I dont mean insult anybody and im sure he is a very well read member on certain topics but not on this one. There is all kinds of people speaking out, Congress man Ron Paul, National Association of Nutrition, Professionals.http://video.google.com/videoplay?docid=-5266884912495233634
There are thousands of facts and proof if your just willing too look. 

How can you and CJ explain flourinated water because you are more than likely drinking it everyday. Sodium Flouride is a drug use to stop people thinking, it is the number 1 ingredient in Prozac an anti-depressent drug, it numbs your mind to stop you thinking "fact" and it was first used in consentration camps to keep prisioners under control. 

So if Sodium Flouride is put into your water systems for you to consume this means you are been drugged without your knollege. IT IS ILLEGAL FOR A GOVERMENT TO PRESCRIBE THE POPULATION WITH ANY KIND OF DRUG.

So how can you explain why your goverment drugs you with the same ingredient as prozac.


----------



## SlikWiLL13 (Aug 18, 2009)




----------



## BOOM WHOMP (Aug 18, 2009)

whoa! all is well people, we are just a ball floating in space when you really think about it so who cares if anyone is right. Be well while we are still spinning and good luck to you all.


----------



## jfgordon1 (Aug 18, 2009)

BOOM WHOMP said:


> whoa! all is well people, we are just a ball floating in space when you really think about it so who cares if anyone is right. Be well while we are still spinning and good luck to you all.


BOOM's right... we're all gona end up dying like a bitch some day 

so FUCK it


----------



## CrackerJax (Aug 18, 2009)

THIS JUST IN!!!! (beep da beep beep doop)


Flourinated water PROVES 9/11 Conspiracy!!! 

The republic is SAVED!!! 


I have looked into it zeitgeist,9/11), and find it callous, and represents the worst sort of cynicism.


----------



## pppp1984 (Aug 18, 2009)

CrackerJax said:


> THIS JUST IN!!!! (beep da beep beep doop)
> 
> 
> Flourinated water PROVES 9/11 Conspiracy!!!
> ...


I never said proves 9/11 it just shows that there is other reasons but 9/11 to prove that the NWO is being orcastrated behind the curtins and this is happening by dumbing the population down.

And as I already said zeitgiest is created to distract you, and hide the real truths. Watch Estoric Agenda and Kymatica they are better documentaries.


----------



## SlikWiLL13 (Aug 18, 2009)

pppp1984 said:


> And as I already said zeitgiest is created to distract you, and hide the real truths.

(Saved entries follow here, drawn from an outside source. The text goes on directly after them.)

__device__ __forceinline__ void ring_xy(int lane, int& rx, int& ry) {
    const int g = lane >> 3, i = lane & 7;
    rx = (g == 0 || g == 1) ? i : (g == 2 ? -1 : (g == 3 ? 8 : ((i & 1) ? 8 : -1)));
    ry = (g == 0) ? -1 : (g == 1 ? 8 : ((g == 2 || g == 3) ? i : ((i & 2) ? 8 : -1)));
}
__device__ __forceinline__ uint64_t ring_adjacency(int lane) {
    if (lane >= 36) return 0ull;
    int rx, ry;
    ring_xy(lane, rx, ry);
    uint64_t m = 0ull;
    for (int dy = -1; dy <= 1; ++dy)
        for (int dx = -1; dx <= 1; ++dx) {
            const int x = rx + dx, y = ry + dy;
            if (x >= 0 && x < 8 && y >= 0 && y < 8) m |= 1ull << (y * 8 + x);
        }
    return m;
}
__device__ __forceinline__ uint64_t tile_neighbours(int lane) {
    const int lr = lane >> 3, lc = lane & 7;
    uint64_t m = 0ull;
    for (int dy = -1; dy <= 1; ++dy)
        for (int dx = -1; dx <= 1; ++dx) {
            const int x = lc + dx, y = lr + dy;
            if (x >= 0 && x < 8 && y >= 0 && y < 8) m |= 1ull << (y * 8 + x);
        }
    return m;
}
struct TileFetch {
    uint32_t tile, slot;
    uint64_t entry, V;
    size_t q;
    float dx, dy, rdx, rdy;
    uint32_t dm, rdm;
    uint32_t lab, rlab;
    bool known;
    uint64_t inside, rinside;
};

__device__ __forceinline__ uint32_t ld32(const uint32_t* p, uint32_t idx) {
    return *reinterpret_cast<const uint32_t*>(reinterpret_cast<const char*>(p) + (idx << 2));
}
__device__ __forceinline__ float ldf(const float* p, uint32_t idx) {
    return *reinterpret_cast<const float*>(reinterpret_cast<const char*>(p) + (idx << 2));
}
__device__ __forceinline__ uint32_t ld8(const uint8_t* p, uint32_t idx) { return p[idx]; }

struct LaneGeom {
    uint32_t off, roff;
};

template <int kMode, class Store>
__device__ __forceinline__ TileFetch fetch_tile(const FloodArgs& A, const Store& S, uint32_t i, int lr, int lc,
                                                int rx, int ry, bool ring_lane, const Forward& fw,
                                                const LaneGeom& G, bool own) {
    TileFetch f;
    if (fw.valid) {
        f.tile = fw.tile;
        f.entry = fw.entry;
    } else {
        S.get(i, f.tile, f.entry);
    }
    const int ty = (int)(f.tile >> 16), tx = (int)(f.tile & 0xFFFFu);
    const uint32_t base = (uint32_t)(ty * 8) * (uint32_t)A.w + (uint32_t)(tx * 8);
    f.inside = m_lt_s(ty * 8 + lr, A.h) & m_lt_s(tx * 8 + lc, A.w);
    const uint32_t q = lane_of(f.inside) ? base + G.off : 0u;
    f.q = q;
    f.dm = 0u;
    f.dx = f.dy = 0.f;
    f.lab = kLabelFree;
    if constexpr (kMode == 0) {
        f.dm = ld8(A.dmask, q);
        f.dx = ldf(A.dx, q);
        f.dy = ldf(A.dy, q);
    }
    if (kMode == 1 || own) f.lab = ld32(A.label, q);
    const int rr = ty * 8 + ry, rc = tx * 8 + rx;
    f.rinside = __builtin_amdgcn_uicmp((uint32_t)rr, (uint32_t)A.h, 36) & __builtin_amdgcn_uicmp((uint32_t)rc, (uint32_t)A.w, 36) &
                0xFFFFFFFFFull;
    const uint32_t rq = lane_of(f.rinside) ? base + G.roff : 0u;
    f.rdm = 0u;
    f.rdx = f.rdy = 0.f;
    f.rlab = kLabelFree;
    if constexpr (kMode == 0) {
        f.rdm = ld8(A.dmask, rq);
        f.rdx = ldf(A.dx, rq);
        f.rdy = ldf(A.dy, rq);
    }
    if (kMode == 1 || own) f.rlab = ld32(A.label, rq);
    if (fw.valid) {
        f.slot = fw.slot;
        f.known = fw.known;
        f.V = 0ull;
        if (f.known) S.value(f.slot, f.V);
    } else {
        f.known = S.lookup(f.tile, f.slot, f.V);
    }
    return f;
}

#ifdef LR_WALK_TIMING
__device__ unsigned long long g_walk_timing[8];
#define LR_TICK(i)                                        \
    {                                                     \
        const uint64_t t_ = __builtin_amdgcn_s_memtime(); \
        tacc[i] += t_ - tlast;                            \
        tlast = t_;                                       \
    }
#else
#define LR_TICK(i)
#endif
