# Shuijing725/CrowdNav_Prediction_AttnGraph

Measured on AMD Instinct MI355X. Metric: env-steps/sec (sim+policy fwd) at 20 humans, higher is better.
Workload: dtype f32 (big GEMMs as bf16x3 split-precision MFMA, fp32 accumulate); 1 GPU; BASELINE configs[1]: CrowdSimVarNum-v0, 20 humans, 4096 parallel envs per GPU, HH+HR attention on, policy forward + ORCA sim step + auto-reset per step; envs_per_gpu=4096, humans=20, parallelism=dp1 (envs sharded, no rollout collective), policy_init=orthogonal, torch.manual_seed(425), sampled_actions=True, side_stream_tail=inline, dephase_steps=240

## Files before the change

crowdnav_prediction_attngraph_amd/csrc/orca.h:

```cpp
#pragma once
#include "env_dev.h"
#include "det_math.h"

namespace {

struct LpLine { float px, py, dx, dy; };

__device__ __forceinline__ bool wv_any(bool p) { return __ballot(p) != 0ull; }

__device__ __forceinline__ bool lp1_wave(const LpLine &L, uint64_t valid, int i, float ipx, float ipy, float idx, float idy,
                                         float radius, float optx, float opty, bool dirOpt, int lane, float &rx, float &ry)
{
    const float dotProduct = ipx * idx + ipy * idy;
    const float discriminant = dotProduct * dotProduct + radius * radius - (ipx * ipx + ipy * ipy);
    if (discriminant < 0.0f) return false;
    const float sq = sqrtf(discriminant);
    float tLeft = -dotProduct - sq;
    float tRight = -dotProduct + sq;
    const bool mine = lane < i && ((valid >> lane) & 1ull);
    const float denominator = idx * L.dy - idy * L.dx;
    const float numerator = L.dx * (ipy - L.py) - L.dy * (ipx - L.px);
    const bool parallel = fabsf(denominator) <= RVO_EPS;
    const bool pfail = mine && parallel && numerator < 0.0f;
    const float t = numerator / denominator;
    const float candR = (mine && !parallel && denominator >= 0.0f) ? t : INFINITY;
    const float candL = (mine && !parallel && denominator < 0.0f) ? t : -INFINITY;
    tRight = fminf(tRight, wv_min(candR));
    tLeft = fmaxf(tLeft, wv_max(candL));
    if (wv_any(pfail) || tLeft > tRight) return false;
    float t_opt;
    if (dirOpt) {
        t_opt = (optx * idx + opty * idy > 0.0f) ? tRight : tLeft;
    } else {
        const float tt = idx * (optx - ipx) + idy * (opty - ipy);
        t_opt = tt < tLeft ? tLeft : (tt > tRight ? tRight : tt);
    }
    rx = ipx + t_opt * idx;
    ry = ipy + t_opt * idy;
    return true;
}

__device__ __forceinline__ int lp2_wave(const LpLine &L, uint64_t valid, int n, float radius, float optx, float opty,
                                        bool dirOpt, int lane, float &rx, float &ry)
{
    if (dirOpt) {
        rx = radius * optx; ry = radius * opty;
    } else if (optx * optx + opty * opty > radius * radius) {
        const float inv = 1.0f / sqrtf(optx * optx + opty * opty);
        rx = radius * (optx * inv); ry = radius * (opty * inv);
    } else {
        rx = optx; ry = opty;
    }
    uint64_t todo = valid & (n >= 64 ? ~0ull : ((1ull << n) - 1ull));
    for (;;) {
        const uint64_t vm = __ballot(L.dx * (L.py - ry) - L.dy * (L.px - rx) > 0.0f) & todo;
        if (!vm) return n;
        const int i = __builtin_amdgcn_readfirstlane(__ffsll((unsigned long long)vm) - 1);
        todo &= ~((2ull << i) - 1ull);
        const float ipx = wv_readlane(L.px, i), ipy = wv_readlane(L.py, i);
        const float idx = wv_readlane(L.dx, i), idy = wv_readlane(L.dy, i);
        const float tx = rx, ty = ry;
        if (!lp1_wave(L, valid, i, ipx, ipy, idx, idy, radius, optx, opty, dirOpt, lane, rx, ry)) {
            rx = tx; ry = ty;
            return i;
        }
    }
}

__device__ __forceinline__ void lp3_wave(const LpLine &L, int n, int beginLine, float radius, int lane, float &rx, float &ry)
{
    float distance = 0.0f;
    uint64_t todo = (n >= 64 ? ~0ull : ((1ull << n) - 1ull)) & ~((1ull << beginLine) - 1ull);
    for (;;) {
        const uint64_t vm = __ballot(L.dx * (L.py - ry) - L.dy * (L.px - rx) > distance) & todo;
        if (!vm) return;
        const int i = __builtin_amdgcn_readfirstlane(__ffsll((unsigned long long)vm) - 1);
        todo &= ~((2ull << i) - 1ull);
        const float ipx = wv_readlane(L.px, i), ipy = wv_readlane(L.py, i);
        const float idx = wv_readlane(L.dx, i), idy = wv_readlane(L.dy, i);
        LpLine Pj;
        const float determinant = idx * L.dy - idy * L.dx;
        const bool par = fabsf(determinant) <= RVO_EPS;
        const bool skip = par && (idx * L.dx + idy * L.dy > 0.0f);
        if (par) {
            Pj.px = 0.5f * (ipx + L.px); Pj.py = 0.5f * (ipy + L.py);
        } else {
            const float s = (L.dx * (ipy - L.py) - L.dy * (ipx - L.px)) / determinant;
            Pj.px = ipx + s * idx; Pj.py = ipy + s * idy;
        }
        const float ddx = L.dx - idx, ddy = L.dy - idy;
        const float inv = 1.0f / sqrtf(ddx * ddx + ddy * ddy);
        Pj.dx = ddx * inv; Pj.dy = ddy * inv;
        const uint64_t pvalid = __ballot(lane < i && !skip);
        const float tx = rx, ty = ry;
        if (lp2_wave(Pj, pvalid, i, radius, -idy, idx, true, lane, rx, ry) < i) { rx = tx; ry = ty; }
        distance = idx * (ipy - ry) - idy * (ipx - rx);
    }
}
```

Watch Estoric Agenda and Kymatica they are better documentaries.


 
is that a conspiracy theory about a conspiracy theory?!?

when i got up i knew it was gonna be a good day, but i didnt know it would be THIS good.


----------



## CrackerJax (Aug 18, 2009)

Heh, I don't want to open this can of worms....

Let's just nip this in the bud (<---bud) as far as the money schemes and such. 

The country is in massive debt, that's no lie. However, we are much too far down the road to change course now. The FED is what it is and cannot be replaced unless we all want to become an instant Banana Republic. 

So while all that stuff is fun to watch and can be entertaining, it's just not a realistic possibility to change monetary systems until we clean up our books first. Show me the Politician willing to tackle that problem and I will show you someone who is UNELECTABLE.... 

Hey, it's all good here... I'm having a ball.


----------



## Operation 420 (Aug 22, 2009)

anhedonia said:


> I want the government and the builderburgs and the trilateral commision to have global domination so we can all guess who the anti-christ is going to be, ruling over the world until jesus comes in his suit of armor to slay the 13 headed beast and to kill all scorpion men and zombies that try to battle god and jesus. And all this shits happenin in meggido isreal. Thats where the big party is. So the faster we can get this new world order moving the faster we will be raptured into heaven and live with god. just think f it like that.


The anti Christ is Prince William. Check it out, he's Horus, Princess Diana was Isis and Prince Charles is Osiris.

The 13 headed beast represents the thirteen bloodlines.

The word Armageddon is derived from Har Megiddo, a hill in Israel. Where armies are supposed to amass.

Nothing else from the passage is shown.